那彈琴的人從林中走了出來,也到了淩雲跟前,一手抱琴,另一手仍自緩緩撥弄琴弦,聲音似流水潺潺而過。

淩雲陰了臉色,沉聲道:“宮商!”

他一早得了消息,七弦宮宮主正值閉關,怎料得他會出現在此處。

商溫笑道:“我苦思這神兵玄妙之處,近日終能參悟一絲玄機,不巧就趕上了一試的機會。”

不知是不是這琴聲之故,淩雲心中生了懼意,細聽之下,其實還有笛蕭之聲,想必是七弦宮其他弟子。

他猛然發覺,宮商是誰請來的。

他派人出去抓藺子歸,直到現在也沒有音訊,此刻宮商來了,她也一定來了!

莫問冷聲問道:“淩雲,巫常在哪裏!”

淩雲餘下的人手阻攔衆人,行屍行動雖緩,依舊能戰,将衆人團團攔住,不讓他們近淩雲的身。

淩雲心思不在這行人上邊,他回過頭,越過無垠的花田,望向另一邊,那一頭大火在燃燒,天空都是紫紅的。

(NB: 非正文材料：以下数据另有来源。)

@@ -125,10 +131,22 @@
         else { const int t = blk - full; g = (full >> 1) + (t >> 1); role = (t & 1) ? TOPO_ROLE_MEMBERS : TOPO_ROLE_EDGES; }
     }
     const int sidx = (role == TOPO_ROLE_MEMBERS) ? L.args.n_graphs + g : g;
-    const int32_t* NP = L.user_nptr ? L.user_nptr : L.tv.p[DRGNN_TI_NPTR];
-    const int32_t* EP = L.user_eptr ? L.user_eptr : L.tv.p[DRGNN_TI_EPTR];
-    const int n0 = NP[g], n1 = NP[g + 1], N = n1 - n0;
-    const int e0 = EP[g], e1 = EP[g + 1], E = e1 - e0;
+    int n0, n1, e0, e1, c1b = 0, c1e = 0;
+    if (L.dims.count > 0) {
+        n0 = L.dims.n[g]; n1 = L.dims.n[g + 1];
+        e0 = L.dims.e[g]; e1 = L.dims.e[g + 1];
+        c1b = L.dims.c1[g]; c1e = L.dims.c1[g + 1];
+    } else {
+        const int32_t* NP = L.user_nptr ? L.user_nptr : L.tv.p[DRGNN_TI_NPTR];
+        const int32_t* EP = L.user_eptr ? L.user_eptr : L.tv.p[DRGNN_TI_EPTR];
+        const bool has_c1 = L.args.c1_ptr != nullptr;
+        const int32_t* CP = has_c1 ? L.args.c1_ptr : NP;
+        n0 = NP[g]; n1 = NP[g + 1];
+        e0 = EP[g]; e1 = EP[g + 1];
+        const int cb = CP[g], ce = CP[g + 1];
+        c1b = has_c1 ? cb : 0; c1e = has_c1 ? ce : 0;
+    }
+    const int N = n1 - n0, E = e1 - e0;
     if (LDS) {
         const int capT = imax(L.capN, L.capE) + 1;
         s = topo_carve(lds, L.capN, L.capE, capT, L.capN + L.capE + 2);
@@ -148,15 +166,14 @@
                 if (g == 0) L.tv.p[DRGNN_TI_ERR][0] = 0;
             }
         }
-        if (fits && (L.args.flags & DRGNN_TOPO_LEAN)) topo_lean_preclear(N, s, role != TOPO_ROLE_EDGES, role != TOPO_ROLE_MEMBERS);
-        BARRIER();
     }
     if (!fits) {
+        if (!L.level1_only) BARRIER();
         FOR_TID(i, 1) { topo_flag(L.tv, DRGNN_S_EDGE_RANGE, sidx); }
         return;
     }
     if (!L.level1_only) {
-        topo_graph<WEIGHTS>(L.tv, L.args, g, n0, n1, e0, e1, s, role);
+        topo_graph<WEIGHTS>(L.tv, L.args, g, n0, n1, e0, e1, c1b, c1e, s, role, (L.args.flags & DRGNN_TOPO_LEAN) != 0);
     } else {
         FOR_TID(i, 1) { s.part[0] = 0; }
         BARRIER();
@@ -378,8 +395,8 @@
 };
 struct StepCoLaunch {
     StepLaunch step;
+    int n_net;
     TopoLaunch topo;
-    int n_net;
 };
 
 #ifndef DRGNN_EMU
@@ -617,11 +634,27 @@
 #undef DRGNN_KA_OFF
 }
 #define DRGNN_KA_LINES(first_byte, end_byte) ((((end_byte) - 1) >> 6) - ((first_byte) >> 6) + 1)
+#define DRGNN_KA_13L(b) "s_load_dword %0, " b ", 0x0\n s_load_dword %0, " b ", 0x40\n s_load_dword %0, " b ", 0x80\n s_load_dword %0, " b ", 0xc0\n" \
+                        "s_load_dword %0, " b ", 0x100\n s_load_dword %0, " b ", 0x140\n s_load_dword %0, " b ", 0x180\n s_load_dword %0, " b ", 0x1c0\n" \
+                        "s_load_dword %0, " b ", 0x200\n s_load_dword %0, " b ", 0x240\n s_load_dword %0, " b ", 0x280\n s_load_dword %0, " b ", 0x2c0\n" \
+                        "s_load_dword %0, " b ", 0x300\n"
+DEV const TopoLaunch& topo_kernarg() {
+    return *reinterpret_cast<const TopoLaunch*>((const char*)__builtin_amdgcn_kernarg_segment_ptr());
+}
+DEV void topo_kernarg_touch() {
+    constexpr int N = DRGNN_KA_LINES(0, (int)sizeof(TopoLaunch));
+    static_assert(N >= 13 && N <= 26, "two runs of thirteen lines cover the block");
+    const char* b0 = (const char*)__builtin_amdgcn_kernarg_segment_ptr();
+    const char* b1 = b0 + 64 * (N - 13);
+    int t;
+    asm volatile(DRGNN_KA_13L("%1") DRGNN_KA_13L("%2") "s_waitcnt lgkmcnt(0)" : "=&s"(t) : "s"(b0), "s"(b1) : "memory");
+}
 template <bool LDS>
-__global__ void __launch_bounds__(DRGNN_NTHREADS) k_topo(TopoLaunch L) {
+__global__ void __launch_bounds__(DRGNN_NTHREADS) k_topo(TopoLaunch L_by_value) {
     extern __shared__ __attribute__((aligned(16))) int smem_i[];
     PHASE_BEGIN();
-    kernarg_touch_lines<DRGNN_KA_LINES(0, (int)sizeof(TopoLaunch))>(0);
+    const TopoLaunch& L = topo_kernarg();
+    topo_kernarg_touch();
     topo_block<LDS>(L, blockIdx.x, smem_i);
 }
 #ifdef DRGNN_KERNELS_MAIN
@@ -656,9 +689,10 @@
     net_block<KIND, BWD, LDS>(L, blockIdx.x, smem_f);
 }
 template <int KIND, bool BWD>
-__global__ void __launch_bounds__(DRGNN_NTHREADS) k_net_co_topo(CoLaunch C) {
+__global__ void __launch_bounds__(DRGNN_NTHREADS) k_net_co_topo(CoLaunch C_by_value) {
     extern __shared__ __attribute__((aligned(16))) float smem_c[];
     PHASE_BEGIN();
+    const CoLaunch& C = *reinterpret_cast<const CoLaunch*>((const char*)__builtin_amdgcn_kernarg_segment_ptr());
     if ((int)blockIdx.x < C.n_net) net_block<KIND, BWD, true>(C.net, blockIdx.x, smem_c);
     else topo_block<true>(C.topo, (int)blockIdx.x - C.n_net, (int*)smem_c);
 }
@@ -666,34 +700,20 @@
     return *reinterpret_cast<const StepCoLaunch*>((const char*)__builtin_amdgcn_kernarg_segment_ptr());
 }
 DEV void co_kernarg_touch() {
-    constexpr int first = (int)offsetof(StepCoLaunch, topo), end = (int)sizeof(StepCoLaunch);
-    constexpr int N0 = 13, N1 = DRGNN_KA_LINES(first, end);
+    constexpr int end = (int)(offsetof(StepCoLaunch, topo) + offsetof(TopoLaunch, dims));
     static_assert(offsetof(StepLaunch, dims) + sizeof(int) >= 0x2c0 && sizeof(StepLaunch) >= 0x340, "the touched lines lie inside the step arguments");
-    static_assert(N1 >= 1 && N1 <= 13, "one asm statement covers 13 lines per part");
+    static_assert(offsetof(StepCoLaunch, n_net) >= ((end - 1) & ~63) - 12 * 64 && ((end - 1) >> 6) >= 25, "thirteen lines cover n_net and the builder's fixed part");
+    static_assert(sizeof(StepCoLaunch) + 64 <= 4096, "kernel arguments (the ensemble / cohort kernels append a few words)");
     const char* b0 = (const char*)__builtin_amdgcn_kernarg_segment_ptr();
-    const char* b1 = b0 + (first & ~63);
+    const char* b1 = b0 + (((end - 1) & ~63) - 12 * 64);
     int t;
-#define DRGNN_KA_OFF(k, N) "i"(64 * ((k) < N ? (k) : N - 1))
-#define DRGNN_KA_13(b) "s_load_dword %0, " b ", %3\n s_load_dword %0, " b ", %4\n s_load_dword %0, " b ", %5\n s_load_dword %0, " b ", %6\n" \
-                       "s_load_dword %0, " b ", %7\n s_load_dword %0, " b ", %8\n s_load_dword %0, " b ", %9\n s_load_dword %0, " b ", %10\n" \
-                       "s_load_dword %0, " b ", %11\n s_load_dword %0, " b ", %12\n s_load_dword %0, " b ", %13\n s_load_dword %0, " b ", %14\n" \
-                       "s_load_dword %0, " b ", %15\n"
-    asm volatile(DRGNN_KA_13("%1")
-                 "s_load_dword %0, %2, %16\n s_load_dword %0, %2, %17\n s_load_dword %0, %2, %18\n s_load_dword %0, %2, %19\n"
-                 "s_load_dword %0, %2, %20\n s_load_dword %0, %2, %21\n s_load_dword %0, %2, %22\n s_load_dword %0, %2, %23\n"
-                 "s_load_dword %0, %2, %24\n s_load_dword %0, %2, %25\n s_load_dword %0, %2, %26\n s_load_dword %0, %2, %27\n"
-                 "s_load_dword %0, %2, %28\n s_waitcnt lgkmcnt(0)"
-                 : "=&s"(t)
-                 : "s"(b0), "s"(b1),
-                   DRGNN_KA_OFF(0, N0), DRGNN_KA_OFF(1, N0), DRGNN_KA_OFF(2, N0), DRGNN_KA_OFF(3, N0), DRGNN_KA_OFF(4, N0), DRGNN_KA_OFF(5, N0),
-                   DRGNN_KA_OFF(6, N0), DRGNN_KA_OFF(7, N0), DRGNN_KA_OFF(8, N0), DRGNN_KA_OFF(9, N0), DRGNN_KA_OFF(10, N0), DRGNN_KA_OFF(11, N0),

淩雲雖不理睬她,沒有回她的話,但另有一人叫道:“哎呀,不好!巫常帶着白谷主往西邊逃走了!”伊松聽到有人問起巫常,他腦子裏忽然閃過一個畫面,順口就說了出來。

巫常在淩雲催動哀鴻劍前,就帶着一部分人先走了。

伊松雖見了,但全副身心在淩雲的哀鴻劍上,還不及吩咐人去追時,哀鴻劍鳴,衆人都失去了理智。

莫問聽了,轉身就朝西邊追去。

伊松見狀,連忙吩咐了幾名弟子跟去。

唐麟趾望了一望淩雲,又看了看莫問,‘唉!’的一聲惱嘆,還是放棄了殺淩雲,選擇跟上莫問。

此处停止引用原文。